Più vedo scorrere davanti a me gli eventi legati alla Terra dei Fuochi, quei comuni tra Napoli e Caserta definiti così da Raffaele Del Giudice nel lontano 2000, più la collego a un passaggio de “Le città invisibili” di Italo Calvino quando l’autore parla di Leonia:

E’ una fortezza di rimasugli indistruttibili che circonda Leonia, la sovrasta da ogni lato come un acrocoro di montagne.
Il risultato è questo: che più Leonia espelle roba più ne accumula; le squame del suo passato si saldano in una corazza che non si può togliere; rinnovandosi ogni giorno la città osserva se stessa nella sola forma definitiva: quella delle spazzature dell’altroieri e di tutti i suoi giorni e anni e lustri.
Il pattume di Leonia a poco a poco invaderebbe il mondo, se sullo sterminato immondezzaio non stessero premendo al di là dell’estremo crinale, immondezzai d’altre città, che anch’esse respingono lontano da sé montagne di rifiuti. Forse il mondo intero, oltre i confini di Leonia, è coperto da crateri di spazzatura, ognuno con al centro una metropoli in eruzione ininterrotta. I confini tra le città estranee e nemiche sono bastioni infetti in cui i detriti dell’una e dell’altra si puntellano a vicenda, si sovrastano, si mescolano.
Più ne cresce l’altezza, più incombe il pericolo delle frane: basta che un barattolo, un vecchio pneumatico, una fiasco spaiato rotoli dalla parte di Leonia e una valanga di scarpe spaiate, calendari d’anni trascorsi, fiori secchi sommergerà la città nel proprio passato che invano tentava di respingere, mescolato con quello delle città limitrofe, finalmente monde: un cataclisma spianerà la sordida catena montuosa, cancellerà ogni traccia della metropoli vestita a nuovo.

 

foto by mimmo iavazzo

Ripenso a queste parole e ripenso a tutto quello che sta succedendo, ma non mi fermo alla Terra dei Fuochi. Il pensiero va ai disastri ambientali come l’Ilva e Fukushima, alla natura che si ribella come è accaduto in Sardegna, alla coltre di smog che circonda la Cina. La Leonia descritta da Calvino è un po’ ovunque e forse non è un caso che faccia parte delle “città continue”. Già allora Calvino affermava che “Le città invisibili” nascono dal cuore delle città invivibli e già allora si parlava con insistenza della distruzione dell’ambiente naturale. L’uomo ne ha approfittato troppo di questo pianeta, che ci restituisce il maltorto appena ne ha l’occasione. Forse dovremmo fermarci, fare un passo indietro. È forse tempo di cambiare rotta iniziando dalla cultura della sostenibilità.

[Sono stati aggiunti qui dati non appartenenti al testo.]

int dt_fail(dt_ctx *ctx, int code, const char *fmt, ...)
{
    char buf[512];
// ... 681 lines not shown
    }
    if (consumed) *consumed = off;
    graphs_clear(ctx);
    ctx->det_loaded = true;
    if (const int rc = streams_fresh(ctx)) return rc;
    return build_merged_xproj(ctx);
}

enum { DF_IGEMM = 0, DF_FUSED = 1, DF_S3 = 2, DF_CONV1 = 3, DF_C3H2 = 4 };
static const char *const k_direct_form[] = {"conv_direct_form", "conv_direct_form_fused", "conv_direct_form_s3", "conv_direct_form_conv1", "conv_direct_form_c3h2"};
static void prof_direct_form(dt_ctx *ctx, double flops, double bytes, int family = DF_IGEMM)
{
    if (!ctx->prof) return;
    ProfEntry &e = ctx->prof_tab[k_direct_form[family]];
    e.flops += flops;
    e.bytes += bytes;
}

static const int S3_MINK = 128;
static const long long C3H2_MIN_BLOCKS = 1024;

static bool wino_runs(const dt_ctx *ctx, const WinoWeights &wts, int B, int H, int W, int N)
{
    if (!wts.u) return false;
    const int ts = wts.ts, cin = wts.cin;
    const long long mt = (long long)B * ((H + ts - 1) / ts) * ((W + ts - 1) / ts);
    if (mt >= (1ll << 31) / 64) return false;
    if (4.0 * (ts + 2) * (ts + 2) * (double)mt * ((double)cin + N) > ctx->pol.wino_ws_gb * 1e9) return false;
    const int mint = ctx->pol.wino_mint;
    return ctx->pol.wino == 2 || mt >= (mint > 0 ? mint : (ts == 2 ? 256 : (ts == 4 ? 16 : 32)));
}

static double small_gemm_cost(int Mt, int N, int P, int *cfg_out)
{
    const long long t128 = (long long)P * ((Mt + 127) / 128) * ((N + 127) / 128);
    const long long t64n = (long long)P * ((Mt + 127) / 128) * ((N + 63) / 64);
    const long long t64m = (long long)P * ((Mt + 63) / 64) * ((N + 127) / 128);
    const long long t256 = (long long)P * ((Mt + 255) / 256) * ((N + 255) / 256);
    double best = (double)((t128 + 255) / 256);
    int cfg = CFG_128x128;
    const double c64n = N % 64 == 0 ? (double)((t64n + 255) / 256) * 0.5 / 0.92 : 1e30;
    const double c64m = (double)((t64m + 255) / 256) * 0.5 / 0.92;
    const double c256 = N % 256 == 0 ? (double)((t256 + 255) / 256) * 4.0 / 1.03 : 1e30;
    if (c64n < best) { best = c64n; cfg = CFG_128x64; }
    if (c64m < best) { best = c64m; cfg = CFG_64x128; }
    if (c256 < best) { best = c256; cfg = CFG_256x256; }
    if (cfg_out) *cfg_out = cfg;
    return best;
}

static int pick_cfg_gemm(int Mt, int N, int P)
{
    const long long t128 = (long long)P * ((Mt + 127) / 128) * ((N + 127) / 128);
    if (t128 <= 4096) {
        int cfg;
        (void)small_gemm_cost(Mt, N, P, &cfg);
        return cfg;
    }
    if (N % 256 == 0) {
        const long long t256 = (long long)P * ((Mt + 255) / 256) * (N / 256);
        const double e256 = (double)Mt / (((Mt + 255) / 256) * 256.0) * (double)t256 / (double)(((t256 + 255) / 256) * 256);
        const double e128 = (double)Mt / (((Mt + 127) / 128) * 128.0) * (double)t128 / (double)(((t128 + 511) / 512) * 512);
        if (e256 * 1.03 > e128) return CFG_256x256;
    }
    return CFG_128x128;
}

static int launch_igemm(dt_ctx *ctx, ConvArgs &a, int ks, int order, int epi, int cfg)
{
    a.force_cfg = ctx->pol.conv_cfg >= 0 ? ctx->pol.conv_cfg + 1 : 0;
    return launch_conv_igemm(ctx->stream, a, ks, order, epi, cfg);
}

struct WinoIO {
    const float *in; long long in_bs; int in_ld;
    float *out; long long out_bs; int out_ld;
    float *out2; int out2_ld;
    const float *xproj; long long xp_bs; int xp_ld;
    float *cstate; long long c_bs; int c_ld;
    const float *bias16;
    unsigned *amax_out;
};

Non a caso Calvino conclude il suo libro così:

L’inferno dei viventi non è qualcosa che sarà; se ce n’è uno, è quello che è già qui, l’inferno che abitiamo tutti i giorni, che formiamo stando insieme. Due modi ci sono per non soffrire. Il primo riesce facile a molti: accettare l’infero e diventarne parte fino al punto di non vederlo più. Il secondo è rischioso ed esige attenzione e apprendimento continui: cercare e saper riconoscere chi e cosa, in mezzo all’inferno, non è infermo, e farlo durare, e dargli spazio.

E voi da che parte state?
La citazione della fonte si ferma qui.